# NEW CALL



## dunkonu (Apr 27, 2004)

I have recently discovered this site and have enjoyed reading your forums. I would like to purchase another call but am hesitant on what to buy. Open to suggestions. I have been told about the Eastern Shoreman but was wondering if anyone had any experience with it.


----------



## nodakoutdoors.com (Feb 27, 2002)

There's tons of great calls on the market.

How is your current short reed skills? Looking for an easy blowing call or an advanced call? Lessers or honkers? Price range?

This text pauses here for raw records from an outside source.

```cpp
static int backward_args(const mgacbam_bwd_level_t& L, BwdArgs& A, Sig& sig) {
  if (!L.x || !L.gy || !L.ctx || !L.scratch || !L.gx) return fail(MGACBAM_E_NULL, "backward: x / gy / ctx / scratch / gx is NULL");
  if (!L.gw1 || !L.gb1 || !L.gw2 || !L.gb2 || !L.gwsa || !L.gbeta) return fail(MGACBAM_E_NULL, "backward: NULL parameter-gradient pointer");
  if (L.gmask && !L.mask) return fail(MGACBAM_E_NULL, "backward: gmask requested but mask is NULL");
  if (int e = check_params(L.p)) return e;
  if (int e = check_shape(L.B, L.C, L.H, L.W, L.p.hidden, L.p.k)) return e;
  if (L.dtype < MGACBAM_F32 || L.dtype > MGACBAM_BF16) return fail(MGACBAM_E_DTYPE, "backward: dtype %d", L.dtype);
  const int VEC = vec_of(L.H, L.W, L.dtype);
  const size_t need = VEC * elem_size(L.dtype);
  if (!aligned_to(L.x, need) || !aligned_to(L.gy, need) || !aligned_to(L.gx, need) || !aligned_to(L.ctx, 16) ||
      !aligned_to(L.scratch, 16) || (L.gmask && !aligned_to(L.gmask, 16)))
    return fail(MGACBAM_E_ALIGN, "backward: x/gy/gx must be %zu-byte aligned, ctx/scratch 16-byte", need);
  A.x = L.x; A.mask = L.mask; A.gy = L.gy; A.gx = L.gx; A.gmask = L.gmask;
  A.gw1 = L.gw1; A.gb1 = L.gb1; A.gw2 = L.gw2; A.gb2 = L.gb2; A.gwsa = L.gwsa; A.gbeta = L.gbeta;
  A.c = ctx_ptrs(const_cast<void*>(L.ctx), L.B, L.C, L.H, L.W, L.p.hidden);
  A.p = make_params(L.p);
  A.g = make_geo(L.B, L.C, L.H, L.W, L.p);
  A.t = choose_tune(L.B, L.C, L.H, L.W, L.p.k, L.dtype);
  const ScratchLayout SL = scratch_layout(L.B, L.C, L.H, L.W, L.p.hidden, L.p.k, L.dtype);
  {
    mgacbam_ctx_layout_t CL;
    ctx_layout(L.B, L.C, L.H, L.W, L.p.hidden, &CL);
    if (int e = check_capacity("backward", "ctx", static_cast<size_t>(CL.total), L.ctx_bytes)) return e;
    if (int e = check_capacity("backward", "scratch", SL.total, L.scratch_bytes)) return e;
  }
  char* sp = static_cast<char*>(L.scratch);
  A.s.A_part = reinterpret_cast<float*>(sp + SL.A_part);
  A.s.gpre = reinterpret_cast<float*>(sp + SL.gpre); A.s.gplanes = reinterpret_cast<float*>(sp + SL.gplanes);
  A.s.gwsa_part = reinterpret_cast<float*>(sp + SL.gwsa_part);
  A.s.gz = reinterpret_cast<float*>(sp + SL.gz); A.s.gbq = reinterpret_cast<float*>(sp + SL.gbq);
  A.s.gh_avg = reinterpret_cast<float*>(sp + SL.gh_avg); A.s.gh_mx = reinterpret_cast<float*>(sp + SL.gh_mx);
  A.s.pgh = reinterpret_cast<float*>(sp + SL.pgh);
  A.nt = chan_tiles(A.t, A.g.H, A.g.W, VEC);
  A.nconv = A.g.B * conv_tiles(A.t, A.g.H, A.g.W);
  A.nwsa = A.g.B * wsa_tiles(A.t, A.g.H, A.g.W);
  A.nrole = A.nwsa;
  A.wsa_tail = 0;
  A.npg = params_blocks(A.g);
  A.ncg = 0;
  A.nflag = static_cast<int>(sync_flags(static_cast<size_t>(L.H) * L.W));
  A.bflag0 = L.B * A.nflag + 4 + L.B;
  A.cflag0 = A.bflag0 + L.B * A.nflag;
  A.mbflag0 = A.cflag0 + L.B * A.nflag; A.mcflag0 = A.mbflag0 + L.B * A.nflag;
  A.wflag0 = A.mcflag0 + L.B * A.nflag; A.sflag0 = A.wflag0 + L.B * A.nflag;
  A.merged = 0;
  A.vec = VEC;
  { const Knobs kn = knobs(); A.trace = kn.trace; A.spin_limit = kn.spin_limit; }
  const int proj = (L.flags & MGACBAM_BWD_HAVE_PROJ) && L.gmask != nullptr;
  A.g.proj_h = (proj && L.p.hidden <= MGACBAM_PROJ_MAX_HIDDEN) ? L.p.hidden : 0;
  sig = Sig{L.dtype, VEC, L.mask != nullptr, L.p.k, L.gmask != nullptr, proj};
  return 0;
}

static int backward_group(BwdArgs* lv, int n, const Sig& sig, int stages, hipStream_t st) {
  Group<BwdArgs> G;
  G.n = n;
  const int r2max = knobs().r2_cpt == 1 || knobs().r2_cpt == 2 || knobs().r2_cpt == 4 ? knobs().r2_cpt : 4;
  const int cpt = group_cpt(lv, n, r2max);
  for (int l = 0; l < n; ++l) {
    lv[l].t.pool_cpt = cpt;
    const int cpb = (kBlock / lv[l].t.pool_tx) * cpt;
    lv[l].ncg = (lv[l].g.C + cpb - 1) / cpb;
    G.lv[l] = lv[l];
  }
  auto fill = [&](auto blocks_of) { int tot = 0; for (int l = 0; l < n; ++l) { G.start[l] = tot; tot += blocks_of(lv[l]); } G.start[n] = tot; return tot; };

  bool fold = (stages & MGACBAM_BWD_FOLD) && (stages & MGACBAM_BWD_REDUCE1) && (stages & MGACBAM_BWD_CONVT) && knobs().bwd_fold;
  for (int l = 0; l < n && fold; ++l) {
    const int TP = lv[l].t.chan_tx * sig.vec;
    fold = TP >= kSyncPx && TP >= lv[l].g.W && 8 * (((lv[l].t.conv_th + lv[l].g.k) * lv[l].g.W + TP - 1) / TP + 1) <= 512 &&
           lv[l].nconv <= lv[l].g.B * lv[l].nflag;
  }
  const bool fuse_early = (stages & MGACBAM_BWD_FUSE) != 0;
  const bool tail_early = fuse_early && (stages & MGACBAM_BWD_APPLY) && (stages & MGACBAM_BWD_PARAMGRAD) && (stages & MGACBAM_BWD_WSA) && sig.k == 7 &&
                          knobs().wsa_tail;
  bool merge = fold && fuse_early && (stages & MGACBAM_BWD_REDUCE2) && (stages & MGACBAM_BWD_WSA) && sig.k == 7 && !tail_early && knobs().bwd_merge &&
               !knobs().wsa_fat;
  for (int l = 0; l < n && merge; ++l) merge = lv[l].nwsa <= lv[l].g.B * lv[l].nflag && lv[l].ncg <= lv[l].g.C && lv[l].nconv % lv[l].g.B == 0;
  if (merge) {
    R12Group R;
    R.g.n = n;
    size_t smem = 0;
    for (int l = 0; l < n; ++l) {
      lv[l].merged = 1; lv[l].bflag0 = lv[l].mbflag0; lv[l].cflag0 = lv[l].mcflag0; lv[l].nrole = lv[l].nwsa;
      R.g.lv[l] = lv[l];
      smem = std::max({smem, reduce1_smem(lv[l].g, sig.vec), convT_smem(lv[l].t, sig.k), wsa_smem(lv[l].t, sig.k),
                       (64 + static_cast<size_t>(std::max(kPghLds, kBlock / lv[l].t.pool_tx))) * sizeof(float)});
    }
    int tot = 0;
    for (int p = 0; p < 4; ++p) {
      for (int l = 0; l < n; ++l) {
        R.seg[p][l] = tot;
        tot += p == 0 ? xcd_grid(lv[l].g.B, lv[l].nt) : p == 1 ? pad8(lv[l].nconv) : p == 2 ? pad8(lv[l].nwsa) : sweep_blocks(lv[l], lv[l].t.pool_tx, cpt);
      }
      R.seg[p][n] = tot;
    }
    const int grid = tot;
#define CALL_R12B(CPTV) LAUNCH((k_bwd_r12<TT, VV, CPTV>), grid, smem, st, R)
#define CALL_R12(Tt, Vv) { using TT = Tt; constexpr int VV = Vv; DISPATCH_CPT(cpt, CALL_R12B); }
    DISPATCH_T_VEC(sig.dtype, sig.vec, CALL_R12);
#undef CALL_R12
#undef CALL_R12B
    if (int e = launch_status("k_bwd_r12")) return e;
    for (int l = 0; l < n; ++l) G.lv[l] = lv[l];
  }
  if (fold && !merge) {
    size_t smem = 0;
    for (int l = 0; l < n; ++l) smem = std::max({smem, reduce1_smem(lv[l].g, sig.vec), convT_smem(lv[l].t, sig.k)});
    const int grid = fill([&](const BwdArgs& a) { return xcd_grid(a.g.B, a.nt) + pad8(a.nconv); });
#define CALL_R1F(Tt, Vv) if (sig.k == 7) LAUNCH((k_bwd_reduce1_fold<Tt, Vv, 7>), grid, smem, st, G); else LAUNCH((k_bwd_reduce1_fold<Tt, Vv, 0>), grid, smem, st, G)
    DISPATCH_T_VEC(sig.dtype, sig.vec, CALL_R1F);
#undef CALL_R1F
    if (int e = launch_status("k_bwd_reduce1_fold")) return e;
  }
  if ((stages & MGACBAM_BWD_REDUCE1) && !fold) {
    size_t smem = 0;
    for (int l = 0; l < n; ++l) smem = std::max(smem, reduce1_smem(lv[l].g, sig.vec));
    const int grid = fill([&](const BwdArgs& a) { return xcd_grid(a.g.B, a.nt); });
#define CALL_R1(Tt, Vv) LAUNCH((k_bwd_reduce1<Tt, Vv>), grid, smem, st, G)
    DISPATCH_T_VEC(sig.dtype, sig.vec, CALL_R1);
#undef CALL_R1
    if (int e = launch_status("k_bwd_reduce1")) return e;
  }
  if ((stages & MGACBAM_BWD_CONVT) && !fold) {
    size_t smem = 0;
    for (int l = 0; l < n; ++l) smem = std::max(smem, convT_smem(lv[l].t, sig.k));
    const int grid = fill([&](const BwdArgs& a) { return a.nconv; });
    switch (sig.k) {
      case 3: LAUNCH(k_bwd_convT<3>, grid, smem, st, G); break;
      case 5: LAUNCH(k_bwd_convT<5>, grid, smem, st, G); break;
      case 7: LAUNCH(k_bwd_convT<7>, grid, smem, st, G); break;
      default: LAUNCH(k_bwd_convT<0>, grid, smem, st, G); break;
    }
    if (int e = launch_status("k_bwd_convT")) return e;
  }
  const bool fuse = (stages & MGACBAM_BWD_FUSE) != 0;
  const bool fuse_pg = fuse && (stages & MGACBAM_BWD_APPLY) && (stages & MGACBAM_BWD_PARAMGRAD);
  const bool wsa_tail = fuse_pg && (stages & MGACBAM_BWD_FOLD) && (stages & MGACBAM_BWD_WSA) && sig.k == 7 && knobs().wsa_tail;
  const bool fuse_wsa = fuse && (stages & MGACBAM_BWD_REDUCE2) && (stages & MGACBAM_BWD_WSA) && sig.k == 7 && !wsa_tail;
  if (wsa_tail) for (int l = 0; l < n; ++l) { lv[l].wsa_tail = 1; G.lv[l].wsa_tail = 1; }
  if ((stages & MGACBAM_BWD_REDUCE2) && !merge) {
    size_t smem = 0;
    for (int l = 0; l < n; ++l) {
      smem = std::max(smem, (64 + static_cast<size_t>(std::max(kPghLds, kBlock / lv[l].t.pool_tx))) * sizeof(float));
      if (fuse_wsa) smem = std::max(smem, wsa_smem(lv[l].t, sig.k));
    }
    if (fuse_wsa && knobs().wsa_fat) {
      int slots = 0;
#define RES_R22(CPTV) slots = resident_workgroups(k_bwd_reduce2<TT, VV, CPTV, true>, smem)
#define RES_R2(Tt, Vv) { using TT = Tt; constexpr int VV = Vv; DISPATCH_CPT(cpt, RES_R22); }
      DISPATCH_T_VEC(sig.dtype, sig.vec, RES_R2);
#undef RES_R2
#undef RES_R22
      long long streaming = 0, tiles = 0;
      for (int l = 0; l < n; ++l) {
        const int cpb = (kBlock / lv[l].t.pool_tx) * cpt;
        streaming += static_cast<long long>(lv[l].g.B) * ((lv[l].g.C + cpb - 1) / cpb);
        tiles += lv[l].nwsa;
      }
      const long long idle = slots - streaming;
      if (idle >= 32 && idle < tiles) {
        for (int l = 0; l < n; ++l) {
          lv[l].nrole = static_cast<int>(std::max(1ll, std::min<long long>(lv[l].nwsa, idle * lv[l].nwsa / tiles)));
          G.lv[l].nrole = lv[l].nrole;
        }
      }
    }
    const int grid = fill([&](const BwdArgs& a) { return (fuse_wsa ? pad8(a.nrole) : 0) + sweep_blocks(a, a.t.pool_tx, cpt); });
#define CALL_R22(CPTV) if (fuse_wsa) LAUNCH((k_bwd_reduce2<TT, VV, CPTV, true>), grid, smem, st, G); else LAUNCH((k_bwd_reduce2<TT, VV, CPTV, false>), grid, smem, st, G)
#define CALL_R2(Tt, Vv) { using TT = Tt; constexpr int VV = Vv; DISPATCH_CPT(cpt, CALL_R22); }
    DISPATCH_T_VEC(sig.dtype, sig.vec, CALL_R2);
#undef CALL_R2
#undef CALL_R22
    if (int e = launch_status("k_bwd_reduce2")) return e;
  }
  if ((stages & MGACBAM_BWD_WSA) && !fuse_wsa && !wsa_tail && !merge) {
    size_t smem = 0;
// ... 52 lines not shown
```

mga_yolo_amd/csrc/args.cuh:

```cuda
#pragma once
#include <stddef.h>
#include <stdint.h>

namespace mgacbam {

struct Geo {
  int B, C, H, W, HW;
  int hidden, k;
  int use_sigmoid;
  float thr, eps;
  int proj_h;
};
constexpr int kProjMax = 4;
#ifndef MGACBAM_GATE_R
#define MGACBAM_GATE_R 16
#endif
constexpr int kGateR = MGACBAM_GATE_R;
constexpr int kSyncPx = 16;

struct CtxPtrs {
  float* S; float* use; float* den;
  float* avg; float* mx; float* mavg;
  int* valid; int* amax;
  float* h_avg; float* h_mx; float* ca;
// ... 9 lines not shown
  int pool_cpt;
  int chan_tx;
  int chanf_tx;
  int conv_twq;
  int conv_th;
  int wsa_th;
  int apply_rows;
  int nt_stores;
  int gate_rows;
  int gate_tx;
  int gate_span;
};

struct FwdArgs {
  const void* x; const float* mask; void* y;
  CtxPtrs c; ParamPtrs p; Geo g; Tune t;
  int nflag;
  int fused;
  unsigned spin_limit;
  int fault;
  long long* trace;
};

struct ScratchPtrs {
  float* A_part;
  float* gpre;
  float* gplanes;
  float* gwsa_part;
  float* gz;
  float* gbq;
  float* gh_avg;
  float* gh_mx;
  float* pgh;
};

struct BwdArgs {
  const void* x; const float* mask; const void* gy; void* gx; float* gmask;
  float* gw1; float* gb1; float* gw2; float* gb2; float* gwsa; float* gbeta;
  CtxPtrs c; ParamPtrs p; ScratchPtrs s; Geo g; Tune t;
  int nt;
  int nconv;
  int nwsa;
  int nrole;
  int npg;
  int ncg;
  int nflag;
  int bflag0;
  int cflag0;
  int wflag0;
  int sflag0;
  int mbflag0, mcflag0;
  int merged;
  unsigned spin_limit;
  int vec;
  int wsa_tail;
  long long* trace;
};

static inline size_t align16(size_t v) { return (v + 15) & ~size_t(15); }

constexpr int kGroupMax = 4;
template <typename Args>
struct Group {
  int n;
  int start[kGroupMax + 1];
  Args lv[kGroupMax];
};

}
```

mga_yolo_amd/csrc/bwd.cuh:

```cuda
#pragma once
#include "args.cuh"
#include "common.cuh"
#include "tile.cuh"

#ifndef MGACBAM_BAPPLY_UNROLL
#define MGACBAM_BAPPLY_UNROLL 4
#endif
constexpr int kPghLds = 2048;

#ifndef MGACBAM_EARLY_H
#define MGACBAM_EARLY_H 8
#endif
#ifndef MGACBAM_BAPPLY_UN
#define MGACBAM_BAPPLY_UN 2
#endif

#ifdef MGACBAM_BWD_WAVES
#define BWD_OCC __attribute__((amdgpu_waves_per_eu(MGACBAM_BWD_WAVES, MGACBAM_BWD_WAVES)))
#else
#define BWD_OCC
#endif

namespace mgacbam {

// ... 38 lines not shown
    for (int e = 0; e < VEC; ++e) {
      const float p = xv[e] * gv[e] * live;
      accp[e] += cac * p;
      pa += p * sav[e];
      pq += p * (cac * sav[e] - 1.f);
    }
    pa = wave_group_sum(pa, TX);
    pq = wave_group_sum(pq, TX);
    if (tx == 0) { s_aq[c] = pa; s_aq[g.C + c] = pq; }
  }
#pragma unroll
  for (int e = 0; e < VEC; ++e) sm[tid * VEC + e] = accp[e];
  __syncthreads();
  float* part = A.s.A_part + (static_cast<size_t>(b) * ntile + tile) * 2 * g.C;
  if (FOLD && A.merged) { for (int c = tid; c < 2 * g.C; c += kBlock) st_agent(part + c, s_aq[c]); }
  else { for (int c = tid; c < 2 * g.C; c += kBlock) part[c] = s_aq[c]; }
  if (ty == 0 && active) {
    for (int r = 1; r < TY; ++r) {
      const int o = (r * TX + tx) * VEC;
#pragma unroll
      for (int e = 0; e < VEC; ++e) accp[e] += sm[o + e];
    }
    float gpre[VEC];
#pragma unroll
    for (int e = 0; e < VEC; ++e) gpre[e] = a * accp[e] * sav[e] * (1.f - sav[e]);
    float* gq = A.s.gpre + static_cast<size_t>(b) * g.HW + static_cast<size_t>(i) * VEC;
    if (FOLD) {
#pragma unroll
      for (int e = 0; e < VEC; ++e) st_agent(gq + e, gpre[e]);
    } else {
      store_vec<float, VEC>(gq, gpre);
    }
  }
  if (FOLD) handoff_publish(A.c.sync + A.bflag0 + static_cast<size_t>(b) * A.nflag + tile);
}

template <typename T, int VEC>
__global__ __launch_bounds__(kBlock) void k_bwd_reduce1(const Group<BwdArgs> G) {
  extern __shared__ __align__(16) float smem[];
  int local;
  const int l = find_level(G, blockIdx.x, local);
  bwd_reduce1_body<T, VEC>(G.lv[l], local, smem);
}

template <int K, bool COH>
__device__ __forceinline__ void bwd_convT_body(const BwdArgs& A, const int local, float* smem) {
  const Geo& g = A.g;
  const int k = K ? K : g.k;
  const ConvTile c = conv_tile(g, A.t, k, local, A.t.conv_th);
  const int tid = threadIdx.x;
  float* wts = smem;
  float* tg = smem + ((3 * k * k + 3) & ~3);
  for (int i = tid; i < 3 * k * k; i += kBlock) wts[i] = A.p.wsa[i];
  const float* gpre = A.s.gpre + static_cast<size_t>(c.b) * g.HW;
  bool bad = false;
  if (COH) {
    int* own = A.c.sync + A.cflag0 + local;
    const int gen = static_cast<int>(static_cast<unsigned>(ld_agent(own)) + 1u);
    const int TP = A.t.chan_tx * A.vec;
    const int ra = max(c.y0 - c.pad, 0), rb = min(c.y0 + c.TH - 1 + c.pad, g.H - 1);
    bad = handoff_wait(A.c.sync + A.bflag0 + static_cast<size_t>(c.b) * A.nflag, (ra * g.W) / TP, ((rb + 1) * g.W - 1) / TP, gen,
                       A.c.sync + static_cast<size_t>(g.B) * A.nflag, A.spin_limit);
    if (tid == 0 && !A.merged) __hip_atomic_fetch_add(own, 1, __ATOMIC_RELAXED, __HIP_MEMORY_SCOPE_AGENT);
  }
  stage_window<8>(tg, 1, c.PH, c.PW, c.y0 - c.pad, c.x0 - c.pad, g, [&](int, int off) { return COH ? ld_agent(gpre + off) : gpre[off]; });
  __syncthreads();
// ... 135 lines not shown
    }
    __syncthreads();
    for (int o = tid; o < nout; o += kBlock) {
      const int pi = o / KK, j = o - pi * KK;
      float sum = 0.f;
      for (int r = 0; r < c.TH; ++r) sum += accs[(pi * c.TH + r) * KK + j];
      if (COH && bad) sum = __builtin_nanf("");
      if (AGENT) st_agent(A.s.gwsa_part + static_cast<size_t>(o) * A.nwsa + local, sum);
      else A.s.gwsa_part[static_cast<size_t>(o) * A.nwsa + local] = sum;
    }
  } else {
    for (int o = tid; o < nout; o += kBlock) {
      const int p = o / (k * k), r = o - p * k * k;
      const int i = r / k, j = r - i * k;
      const float* pp = tp + p * plane_elems + i * c.PW + j;
      const float* gg = tg + c.pad * c.PW + c.pad;
      float sum = 0.f;
      for (int yy = 0; yy < c.TH; ++yy)
        for (int xx = 0; xx < c.TW; ++xx) sum += gg[yy * c.PW + xx] * pp[yy * c.PW + xx];
      if (AGENT) st_agent(A.s.gwsa_part + static_cast<size_t>(o) * A.nwsa + local, sum);
      else A.s.gwsa_part[static_cast<size_t>(o) * A.nwsa + local] = sum;
    }
  }
}
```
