@@ -65,6 +66,52 @@
 
 namespace {
 
+struct BatchLease {
+    std::mutex m; std::condition_variable cv;
+    bool free = false;
+    bool taken = false;
+    bool head_done = false;
+    bool head_failed = false;
+    bool recorded = false;
+    hipEvent_t ev = nullptr;
+    uint64_t greedy_target = 0;
+    bool reclaim() {
+        std::unique_lock<std::mutex> lock(m);
+        if (!free) return false;
+        if (!taken) { free = false; return false; }
+        cv.wait(lock, [&] { return head_done; });
+        if (head_failed) fail(LCTY_ERR_RUNTIME, "the stage has to be initialised again, and the head of a later position failed on what may be its batch");
+        return true;
+    }
+    void release(hipStream_t s) {
+        LCTY_HIP(hipEventRecord(ev, s));
+        { std::lock_guard<std::mutex> lock(m); recorded = true; free = true; }
+        cv.notify_all();
+    }
+    void ended() {
+        { std::lock_guard<std::mutex> lock(m); free = true; }
+        cv.notify_all();
+    }
+    void take(hipStream_t s) {
+        bool wait_ev;
+        {
+            std::unique_lock<std::mutex> lock(m);
+            cv.wait(lock, [&] { return free; });
+            taken = true; wait_ev = recorded;
+        }
+        if (wait_ev) LCTY_HIP(hipStreamWaitEvent(s, ev, 0));
+    }
+    void head_ended(bool ok) {
+        { std::lock_guard<std::mutex> lock(m); head_done = true; head_failed = !ok; }
+        cv.notify_all();
+    }
+};
+
+struct StageHooks {
+    std::function<bool()> before_init;
+    std::function<void(bool)> after_init;
+};
+
 struct StageRunner {
     lcty_reads* reads; lcty_ctx* ctx; lcty_locus* loc;
     SolveView V{};
@@ -77,6 +124,8 @@
     InitPlan init_plan;
     InitHost init_host{nullptr, nullptr, nullptr, nullptr, 0, 0};
     const RowGatherer* gathered_rows = nullptr;
+    const StageHooks* hooks = nullptr;
+    bool last_batch = false;
 
     StageRunner(lcty_reads* r, const uint16_t* genotypes, uint64_t n_gt_, uint32_t ploidy_, const lcty_solver* solver, uint32_t attempts_,
                 const uint64_t* chain_seeds, uint32_t lane_ = 0, const RowGatherer* gathered = nullptr)
@@ -117,12 +166,7 @@
         V.lut = loc->d_lut_ext.p; V.lut_depth = loc->lut_ext_depth; V.lut_shift = static_cast<uint32_t>(__builtin_ctz(loc->lut_ext_depth)); V.depth_nb = loc->d_depth_nb.p; V.n_alt = loc->prm.n_alt_cn;
         V.n_good = static_cast<uint32_t>(n_good); V.ngp = ngp;
         set_rec_list(V, n_good);
-        V.table = reinterpret_cast<const LocCell*>(reads->d_loc_table.p); V.table_ext = reads->d_loc_ext.p; V.table_unm = reads->d_loc_unm.p;
-        V.pa = reads->d_pa.p; V.row_of = nullptr;
-        if (gathered) {
-            V.table = reinterpret_cast<const LocCell*>(reads->gather.table.p); V.table_ext = reads->gather.ext.p; V.table_unm = reads->gather.unm.p;
-            V.pa = reads->gather.pa.p; V.row_of = reads->gather.row_of.p;
-        }
+        bind_batch();
         V.ploidy = ploidy; V.attempts = attempts; V.solver = *solver;
         V.wstride = (2 + ploidy * loc->max_n_windows + 3) & ~3u;
         lds_init = init_chain_lds(V.wstride);
@@ -139,6 +183,15 @@
         }
         plan_batches();
         V.overflow = ws.ovf.p;
+    }
+
+    void bind_batch() {
+        V.table = reinterpret_cast<const LocCell*>(reads->d_loc_table.p); V.table_ext = reads->d_loc_ext.p; V.table_unm = reads->d_loc_unm.p;
+        V.pa = reads->d_pa.p; V.row_of = nullptr;
+        if (gathered_rows) {
+            V.table = reinterpret_cast<const LocCell*>(reads->gather.table.p); V.table_ext = reads->gather.ext.p; V.table_unm = reads->gather.unm.p;
+            V.pa = reads->gather.pa.p; V.row_of = reads->gather.row_of.p;
+        }
     }
 
     static lcty_ctx::SolveWorkspace& check_args(lcty_reads* r, const uint16_t* genotypes, const lcty_solver* solver, const uint64_t* chain_seeds,
@@ -188,9 +241,11 @@
     void upload_genotypes(const uint16_t* genotypes, uint64_t ng) { ws.gt.upload(genotypes, ng * ploidy, stream); }
 
     void launch(uint32_t nch) {
+        if (hooks && hooks->before_init && hooks->before_init()) bind_batch();
         if (lane == 0) wait_for_tail_init();
         launch_init(ctx, V, nch, lds_init, stream, init_host.genotypes ? &init_host : nullptr, ws, init_plan);
         if (lane == 1) announce_tail_init();
+        if (hooks && hooks->after_init) hooks->after_init(last_batch);
         if (V.solver.kind == LCTY_SOLVER_EXACT) { solve_exact_batch(nch); return; }
         if (V.solver.kind == LCTY_SOLVER_ANNEAL) {
             if (lane == 1) wait_for_greedy_of_next_locus();
@@ -393,6 +448,7 @@
         for (uint64_t g0 = 0; g0 < n_gt;) {
             const uint64_t ng = std::min(gt_per_batch, n_gt - g0), nch = ng * attempts;
             bool smaller_batches = false;
+            last_batch = g0 + ng == n_gt;
             upload_genotypes(genotypes + g0 * ploidy, ng);
             ws.seeds.upload(chain_seeds + g0 * attempts, nch, s);
             init_host = InitHost{genotypes + g0 * ploidy, chain_seeds + g0 * attempts, gathered_rows ? gathered_rows->row_of.data() : nullptr, loc,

Otherwise you'll get 50 different answers and any one call may not be the one that fits you.


----------



## Canada_Hunter (Mar 21, 2004)

I agree with Chris...so many choices these days,must have a couple hundred different callmaker...I must admit im kinda partial to GK for geese :bowdown: ,and echo for duck...winglock's grow pretty fast on me too


----------



## dunkonu (Apr 27, 2004)

I guess I am looking for more of an advanced call for honkers. I have been using just a long honker from Big River and some cheap double clucker that isn't very good. The long honker worked but now that I am done with school and can really start huntin i want a call that will give me a wide range of sounds: cluck, murmur, hail, greeting etc. Price really isn't an option, I was just hoping that someone would have some advice for me, because like you said there are alot of calls out there and for the price of some off them I want something that will give me results. Thanks for your replys


----------



## Tony Vandemore (Dec 17, 2003)

You can get a Winglock walnut short reed for $35 and it will make all the sounds you want and then some. There is likely going to be a little transition period coming from a flute to a short reed, but like anything else, it takes practice. Giant Killer calls are also some awesome goose calls, the LG-1 is top notch.


----------



## Guest (May 28, 2004)

If price isn't an issue, try a Tim Grounds Maple Super Mag. If you want an easier to break over call, try the Paralyzer SR-1. Best advice, go to your local hunting store and try out the calls, find out what you like.


----------



## dunkonu (Apr 27, 2004)

Thanks for the advice, otherwise I may have jumped into things to quickly. As it seems that you guys have vast knowledge and experience with calls would someone explain what would be better and why? the differneces b/w wood and acrylic. Is there any difference in the longevity of its use or sound quality over time. Thanks again :beer:


----------



## Tony Vandemore (Dec 17, 2003)

Definately a difference in longevity and sound quality over time. Acrylics are built to last a lifetime, you can abuse them and it might scratch, but likely won't break. Scratches are no big deal.....besides, pretty ain't what kills the geese..lol In general, the wood calls are built just as well, but over time, wood will absorb moisture, possibly end up splitting. Wood calls are more apt to have the tones change for this reason. However, wood has a great mellow tone where acrylic generally has a sharper crack and is louder. I can't tell you which is best, to each their own. I use both. First things first you need to practice and get the mechanics of the short reed down. It doesn't matter if it is wood or acrylic if you aren't presenting air through it correctly or you haven't figured out the concept of back pressure. $.02


----------



## nodakoutdoors.com (Feb 27, 2002)

How the call blows all depends on how it's tuned (for the most part). Considering you're new to short reeds, you gotta start somewhere. I learned to blow with the reed tuned light, and over time I'm still at a medium-light. Most of the guys I hunt with have the reed tuned deep or heavy, which generally takes more air but seems to have more versatility. Which style fits you better is yet to be seen, so ya gotta bite the bullet and pick a call and go from there.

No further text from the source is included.